One of the most exciting ATP synthase news on the EBEC conference(Warsaw, July 17-22) was a new structure of bovine F1+c-oligomer structure that had eight c-subunits in the c-ring (John Walker's talk). John also pointed out that since the sequence of mammalian (and avian, as far as I can remember) c-subunit is identical for all organism sequenced so far, it is highly probable that c8 is the stoichiometry for all mammals (and birds?). This also suggests that their H+/ATP ratio is 2.67.

Other things:

A crystal structure of bovine F1 grown in the presence of phosphonate had ADP bound in all 3 catalytic sites, but the low affinity site lacks Mg2+ (John Walker's group). Does Mg2+ dissociate before nucleotide?

Another new structure - thermoalkaliphilic Caldalkalibacillus thermarum F1 at 3 Å resolution (Greg Cook in collaboration with John Walker) crystallized in the presence of ADP. Unlike the previous structure where all three catalytic sites were empty and that had a curved subunit gamma, the new structure is pretty similar to bovine ones, suggesting that deformation of gamma in the first structure was due to crystallization conditions.
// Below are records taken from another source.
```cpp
struct CompareArgs {
    const uint64_t *row_hashes;
    const uint32_t *row_nhash;
    const uint64_t *col_hashes;
    const uint32_t *col_nhash;
    const uint32_t *row_pfx;
    const uint32_t *col_pfx;
    const MergedTile *mtiles;
    uint2 *out;
    uint64_t row_stride, col_stride;
// ... 137 lines not shown
    uint32_t g0, g1;
    uint32_t ustart, u;
    uint32_t W;
    uint32_t xrow0;
    uint64_t data_off;
};
struct DenseTile { uint32_t group, row0, cblk; };
#ifdef __HIPCC__
__host__ __device__
#endif
static inline uint64_t dense_block_planes(uint32_t W) { return 128ull * W + 64ull * (W + 1u); }
#ifdef __HIPCC__
__host__ __device__
#endif
static inline uint64_t dense_block_words(uint32_t W) { return dense_block_planes(W) + 512ull * W; }
struct DenseList {
    const uint32_t *row_base = nullptr, *row_cnt = nullptr;
    uint2 *rc = nullptr, *counts = nullptr;
    uint32_t row_first = 0;
};
hipError_t launch_dense_neighbors(const uint64_t *hashes, uint64_t stride, const uint32_t *cnt, uint32_t n, uint8_t *link,
                                  hipStream_t stream);
size_t dense_universe_temp_bytes(uint32_t cap);
uint32_t dense_sublists();
hipError_t dense_find_leaders(const uint32_t *sorted_rows, const uint32_t *gs_of, const uint32_t *gend, const uint32_t *grp_of,
                              const DenseGroup *groups, uint32_t E, unsigned long long *key, uint32_t *val, uint32_t cap_sub,
                              unsigned long long *key_out, uint32_t *val_out, uint32_t *cnt, uint32_t *off, uint32_t *total,
                              hipStream_t stream);
hipError_t dense_join_leaders(const unsigned long long *key, const uint32_t *val, uint32_t cap_sub, unsigned long long *key_out, uint32_t *val_out,
                              const uint32_t *cnt, uint32_t *off, uint32_t *total, hipStream_t stream);
hipError_t dense_sort_universes(const unsigned long long *key, const uint32_t *val, uint32_t m, void *temp, size_t temp_bytes,
                                unsigned long long *key_sorted, uint32_t *ulist, uint32_t *upos, uint32_t *ustart, uint32_t *uend,
                                uint32_t group_bits, hipStream_t stream);
hipError_t launch_dense_encode(const uint32_t *off, const uint32_t *code_img, uint32_t *pos_img, uint32_t rs, const uint32_t *grp_of,
                               const DenseGroup *groups, const uint32_t *ulist, const uint32_t *upos, unsigned long long *gdata,
                               uint16_t *ext, uint32_t xs, uint32_t n, uint32_t wmax, hipStream_t stream, int ul_mode = -1);
size_t dense_pairs_lds(uint32_t W, uint32_t rows);
uint32_t dense_rows_per_tile(uint64_t wave_rows);
uint32_t dense_max_words();
hipError_t launch_dense_pairs(const DenseTile *tiles, uint32_t ntiles, uint32_t rows_per_tile, const DenseGroup *groups,
                              const unsigned long long *gdata, bool use_lists, const uint16_t *ext, uint32_t xs,
                              uint32_t s, uint32_t wmax, uint32_t row_begin, uint32_t row_end, uint64_t out_base, const uint32_t *inv, uint2 *out,
                              hipStream_t stream, const DenseList *list = nullptr);
size_t dense_cluster_temp_bytes(uint32_t n);
hipError_t dense_cluster_rows(const uint64_t *hashes, uint64_t stride, const uint32_t *cnt, uint32_t n, void *temp, size_t temp_bytes,
                              unsigned long long *key_a, unsigned long long *key_b, uint32_t *row_a, uint32_t *row_b, uint32_t *lab_a,
                              uint32_t *lab_b, uint32_t *inv, uint32_t *label_sorted, hipStream_t stream, uint32_t split = 0);
hipError_t launch_dense_gather_rows(const uint64_t *hashes, uint64_t stride, const uint32_t *inv, uint32_t n, uint64_t *out, hipStream_t stream);
hipError_t launch_dense_group_rows(const DenseGroup *groups, uint32_t ng, uint32_t n, uint32_t *grp_of, uint32_t *lead_rows, hipStream_t stream);

struct JoinSide {
    const uint2 *grp = nullptr;
    const uint32_t *ent = nullptr;
    const uint32_t *goff = nullptr;
    const uint32_t *gend = nullptr;
    const uint32_t *thr = nullptr;
};
struct JoinArgs {
    JoinSide rows, cols;
    const uint32_t *row_cnt_off, *col_cnt_off;
    const uint32_t *rep, *col_rep;
    const uint32_t *inv;
    uint2 *out;
    uint64_t out_base;
    uint64_t ntiles;
    uint32_t ncols;
// ... 41 lines not shown
```

### mash_amd/csrc/host_index.cpp

```cpp
#include "host_internal.h"
#include "index_build.h"
#ifdef IX_PHASE_CLOCKS
namespace mg { void index_dump_clocks(); }
#endif
#include "sort_bits.h"

namespace {

const uint64_t kTilesLongestRun = 6144;
static const uint64_t kSplitMinRun = 128;

uint64_t longest_label_run(const uint32_t *lab_sorted, uint64_t n)
{
    if (!lab_sorted || n == 0) return 0;
    uint64_t run = 1, longest = 1;
    for (uint64_t a = 1; a < n; a++) {
        run = lab_sorted[a] == lab_sorted[a - 1] ? run + 1 : 1;
        longest = std::max(longest, run);
    }
    return longest;
}

struct Carve {
    unsigned char *base = nullptr;
    size_t at = 0;
    template <class T> T *take(size_t count)
    {
        const size_t from = (at + alignof(T) - 1) & ~(alignof(T) - 1);
        at = from + count * sizeof(T);
        return base ? reinterpret_cast<T *>(base + from) : nullptr;
    }
};

struct LeaderLists {
    DevBuf<unsigned long long> key, keyj;
    DevBuf<uint32_t> val, valj, cnt_sub, off_sub, nlead;
    uint32_t lists = mg::dense_sublists(), cap = 0, tot[2] = {0, 0};
    explicit LeaderLists(mg_ctx *c) : key(c), keyj(c), val(c), valj(c), cnt_sub(c), off_sub(c), nlead(c) {}

    hipError_t alloc(uint32_t room)
    {
        key.free(); val.free(); keyj.free(); valj.free();
        const uint64_t all = (uint64_t)lists * room;
        if (!(nlead.p && cnt_sub.p && off_sub.p) && (nlead.alloc(2) != hipSuccess || cnt_sub.alloc(lists) != hipSuccess || off_sub.alloc(lists) != hipSuccess))
            return hipErrorOutOfMemory;
        if (key.alloc(all) != hipSuccess || val.alloc(all) != hipSuccess || keyj.alloc(all) != hipSuccess || valj.alloc(all) != hipSuccess) return hipErrorOutOfMemory;
        cap = room;
        return hipSuccess;
    }
    hipError_t reset(hipStream_t st) { const hipError_t e = hipMemsetAsync(cnt_sub, 0, lists * 4, st); return e != hipSuccess ? e : hipMemsetAsync(nlead, 0, 8, st); }
    hipError_t join(hipStream_t st)
    {
        const hipError_t e = mg::dense_join_leaders(key, val, cap, keyj, valj, cnt_sub, off_sub, nlead, st);
        return e != hipSuccess ? e : hipMemcpyAsync(tot, nlead, 8, hipMemcpyDeviceToHost, st);
    }
    mg::IxLeaders view(const uint32_t *lead_rows) const { return mg::IxLeaders{lead_rows, key, val, cnt_sub, cap, lists}; }
    bool overflowed() const { return tot[1] > cap; }
};
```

In the new structure one can also see an ATP molecule bound to the epsilon subunit. Since no ATP was added to the crystallization mix, it seems that the nucleotide binding site on C. thermarum epsilon is highly selective at room temperature: usually the ATP contamination in commercial ADP does not exceed 0.5%.

Toshiharu Suziki from Masasuke Yoshida's lab succeeded in expressing human F1 in E. coli and characterized its rotation at single-molecule level. This opens a way to study the effects of mutations on mitochondrial F1 activity.

Ryota Iino from Hiroyuki Noji's lab reported clearly distinguishable 36o rotation steps in E. coli ATP synthase with mutation aE219H introduced to slow the rotation in FO.

For the rest of ATP synthase EBEC reports take a look in the special BBA Bioenergetics issue with 16th EBEC Proceedings for full-text papers and in the volume supplement with poster abstracts.